» YOUR INSTRUCTIONS
Filter the records below down to lines containing "BeginZero".

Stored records
···
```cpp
struct AccumArgs {
  const double* src;
  const double* table;
  const float4* tablef;
  const float4* tablea;
  const float* cmax;
  int* ambig_count;
  const double* Rtot;
  int64_t B;
  int K, RS;
  int p_lo, p_hi;
  int TP;
  int tiles_per_block;
  int64_t n_tiles;
  int Ppad;
  double max_dist;
  double* partial;
  const int* ctl;
  int32_t* corr;
  int svgd;
  const double* tgt;
  const int32_t* cand;
  const double* anchor;
  int64_t M;
  uint8_t* kbest;
  int32_t* kidx;
  const int32_t* full_idx;
  int pts_per_block, spts_per_block;
  unsigned int* ticket;
  int fin_iteration, fin_P;
  double fin_thr;
  const double* fin_norms;
  const double* fin_pose;
  float* fin_history;
  int* fin_ctl;
};
struct AccumPlan { int PW, WP, TP, grid_x, grid_y, tiles_per_block, Ppad, RS, f32, K, sgrid_x, pts_per_block, spts_per_block; int64_t n_tiles; size_t smem;
                   int small;  };
constexpr int kSmallChainBlocks = 32;
struct Tuning {
  int knn = -1;
  int fallback_sliced_max = -1;
  int accum = 3;
  int update_fused = 0;
  int fused_update_max_p = 128;
  int wgpcu_search = 0, wgpcu_accum = 0;
  int tp = 0;
  int accum_min_steps = 0;
  int group_stride = 0;
  int scan_split = 0;
  int debug = 0;
  int single_fused = 1;
  int small_chain = 1;
  int persistent = 0;
  int median_inline = -1;
  int brute_qb = 0;
  int full_corr = 0;
};
AccumPlan plan_accumulate(int n_particles, int64_t B, int K, int num_cus, int f32, const Tuning& tune);
hipError_t launch_search_split(const AccumPlan& plan, AccumArgs a, hipStream_t st);
hipError_t launch_accumulate_split(const AccumPlan& plan, const AccumArgs& a, hipStream_t st);
void split_occupancy_blocks(int PW, int WP, int K, size_t smem, int* search, int* accum);
hipError_t launch_build_table3(const int32_t* idx, int64_t B, int K, const double* tgt, int64_t M, double* table,
                               double* anchor, float4* tablea, float* cmax, hipStream_t st);
hipError_t launch_build_table2(const int32_t* idx, int64_t B, int K, const double* tgt, int64_t M, double* table,
                               float4* tablef, float* cmax, hipStream_t st);
hipError_t launch_transform_cloud(const double* src, int64_t B, const double* pose12, double* q, const int* ctl, hipStream_t st);
struct UpdateArgs {
  const double* sums;
  int n_ranks;
  int sums_stride;
  double* sums_out;
  double* R;
  double* t;
  double* Rtot;
  Pose0 pose;
  int P, iteration, iterations;
  double lr, conv_thr;
  int check_early_stop, full_grad;
  double* work;
  float* history;
  double* pose_out;
  int* ctl;
  double *trH, *trb, *trN, *trphi, *trh;
  int h_in_lds;
  double* eul;
  double* opt;
  int svgd;
  int optimizer;
  double n_src;
  double* uctl;
  unsigned long long* dbg;
};
size_t update_workspace_doubles(int P);
struct BeginZero { unsigned int* ptr[6]; unsigned int dwords[6]; int n; int* ctl; int iterations; };
hipError_t launch_init_particles(const double* init6xP, int P, const Pose0& pose, int mode, double* R, double* t,
                                 double* Rtot, double* pose_out, int refresh_pose, double* eul, hipStream_t st, const BeginZero* zero = nullptr);
bool accumulate_can_fuse_single(const AccumPlan& plan);
int single_particle_grid(int64_t B);
hipError_t launch_accumulate(const AccumPlan& plan, AccumArgs a, const UpdateArgs* single, hipStream_t st);
hipError_t launch_update_svgd(const UpdateArgs& a, hipStream_t st);
hipError_t launch_update(const UpdateArgs& a, hipStream_t st);
hipError_t launch_update_median(const UpdateArgs& a, int num_cus, int max_p_one_workgroup, hipStream_t st);
hipError_t launch_update_prepare(const UpdateArgs& a, hipStream_t st);
hipError_t launch_update_prepare_median(const UpdateArgs& a, hipStream_t st);
bool small_registration_supported(int PW, int WP, int K);
hipError_t launch_small_registration(const AccumPlan& plan, AccumArgs a, const UpdateArgs& u, int iterations, unsigned int* bar,
                                     int num_cus, hipStream_t st);
hipError_t launch_update_direction(const UpdateArgs& a, hipStream_t st, bool finish = true);
const double* update_step_norms(const UpdateArgs& a);
hipError_t launch_reduce_partials(const double* partial, int nblk, int Ppad, int p_lo, int n_particles, double* sums, const int* ctl,
                                  hipStream_t st);
size_t update_uctl_doubles(int P);
struct StatsArgs { const double* pose; int P; int mode; double* out;  };
hipError_t launch_stats(const StatsArgs& a, hipStream_t st);

}
```

svn-icp_amd/csrc/spatial_prep.hip:

```cpp
#include <cstring>

#include <rocprim/device/device_radix_sort.hpp>

#include "kernels.hpp"

namespace svnicp {

namespace {

__device__ __forceinline__ unsigned long long enc_f64(double v) {
  const long long b = __double_as_longlong(v);
  return b < 0 ? ~(unsigned long long)b : ((unsigned long long)b | 0x8000000000000000ull);
}
__device__ __forceinline__ double dec_f64(unsigned long long e) {
  const unsigned long long b = (e & 0x8000000000000000ull) ? (e & 0x7fffffffffffffffull) : ~e;
  return __longlong_as_double((long long)b);
}
__device__ __forceinline__ float next_down(float f) {
  if (f == 0.0f) return -1.401298464e-45f;
  int b = __float_as_int(f);
  b += (f > 0.0f) ? -1 : 1;
  return __int_as_float(b);
}
__device__ __forceinline__ float next_up(float f) {
  if (f == 0.0f) return 1.401298464e-45f;
  int b = __float_as_int(f);
  b += (f > 0.0f) ? 1 : -1;
  return __int_as_float(b);
}
__device__ __forceinline__ float f32_floor(double v) { float f = (float)v; return ((double)f > v) ? next_down(f) : f; }
__device__ __forceinline__ float f32_ceil(double v) { float f = (float)v; return ((double)f < v) ? next_up(f) : f; }

__global__ __launch_bounds__(256) void k_bbox(const double* __restrict__ pts, int64_t n, unsigned long long* __restrict__ bbox) {
  double lo[3] = {__builtin_huge_val(), __builtin_huge_val(), __builtin_huge_val()};
  double hi[3] = {-__builtin_huge_val(), -__builtin_huge_val(), -__builtin_huge_val()};
  for (int64_t i = (int64_t)blockIdx.x * blockDim.x + threadIdx.x; i < n; i += (int64_t)gridDim.x * blockDim.x) {
#pragma unroll
    for (int d = 0; d < 3; ++d) { const double v = pts[3 * i + d]; lo[d] = fmin(lo[d], v); hi[d] = fmax(hi[d], v); }
  }
#pragma unroll
  for (int d = 0; d < 3; ++d) {
    for (int off = 32; off > 0; off >>= 1) {
      lo[d] = fmin(lo[d], __shfl_xor(lo[d], off, kWave));
      hi[d] = fmax(hi[d], __shfl_xor(hi[d], off, kWave));
    }
  }
  __shared__ double s_lo[4][3], s_hi[4][3];
  const int wave = threadIdx.x >> 6;
  if ((threadIdx.x & 63) == 0) {
#pragma unroll
    for (int d = 0; d < 3; ++d) { s_lo[wave][d] = lo[d]; s_hi[wave][d] = hi[d]; }
  }
  __syncthreads();
  if (threadIdx.x < 3) {
    const int d = threadIdx.x;
    double l = s_lo[0][d], h = s_hi[0][d];
    for (int w = 1; w < 4; ++w) { l = fmin(l, s_lo[w][d]); h = fmax(h, s_hi[w][d]); }
    if (l <= h) { atomicMin(&bbox[d], enc_f64(l)); atomicMax(&bbox[3 + d], enc_f64(h)); }
  }
}


__device__ __forceinline__ unsigned int spread10(unsigned int v) {
  v &= 0x3ffu;
  v = (v | (v << 16)) & 0x030000ffu;
  v = (v | (v << 8)) & 0x0300f00fu;
  v = (v | (v << 4)) & 0x030c30c3u;
  v = (v | (v << 2)) & 0x09249249u;
  return v;
}

__global__ void k_morton_keys(const double* __restrict__ pts, int64_t i0, int64_t n, int transform, Pose0 pose,
                              const unsigned long long* __restrict__ bbox, unsigned int* __restrict__ keys,
                              int32_t* __restrict__ vals) {
  const int64_t e = (int64_t)blockIdx.x * blockDim.x + threadIdx.x;
  if (e >= n) return;
  const int64_t i = i0 + e;
  double p[3] = {pts[3 * i], pts[3 * i + 1], pts[3 * i + 2]};
  if (transform) {
    const double* R = pose.R0;
    const double x = (p[0] * R[0] + p[1] * R[1] + p[2] * R[2]) + pose.t0[0];
    const double y = (p[0] * R[3] + p[1] * R[4] + p[2] * R[5]) + pose.t0[1];
    const double z = (p[0] * R[6] + p[1] * R[7] + p[2] * R[8]) + pose.t0[2];
    p[0] = x; p[1] = y; p[2] = z;
  }
  unsigned int c[3];
#pragma unroll
  for (int d = 0; d < 3; ++d) {
    const double lo = dec_f64(bbox[d]), hi = dec_f64(bbox[3 + d]);
    double u = (hi > lo) ? (p[d] - lo) / (hi - lo) : 0.0;
    if (!(u > 0.0)) u = 0.0;
    if (u > 0.999999) u = 0.999999;
    c[d] = (unsigned int)(u * 1024.0);
  }
  keys[e] = spread10(c[0]) | (spread10(c[1]) << 1) | (spread10(c[2]) << 2);
  vals[e] = (int32_t)i;
}
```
···
» RESULT FOR THIS TASK
struct BeginZero { unsigned int* ptr[6]; unsigned int dwords[6]; int n; int* ctl; int iterations; };
                                 double* Rtot, double* pose_out, int refresh_pose, double* eul, hipStream_t st, const BeginZero* zero = nullptr);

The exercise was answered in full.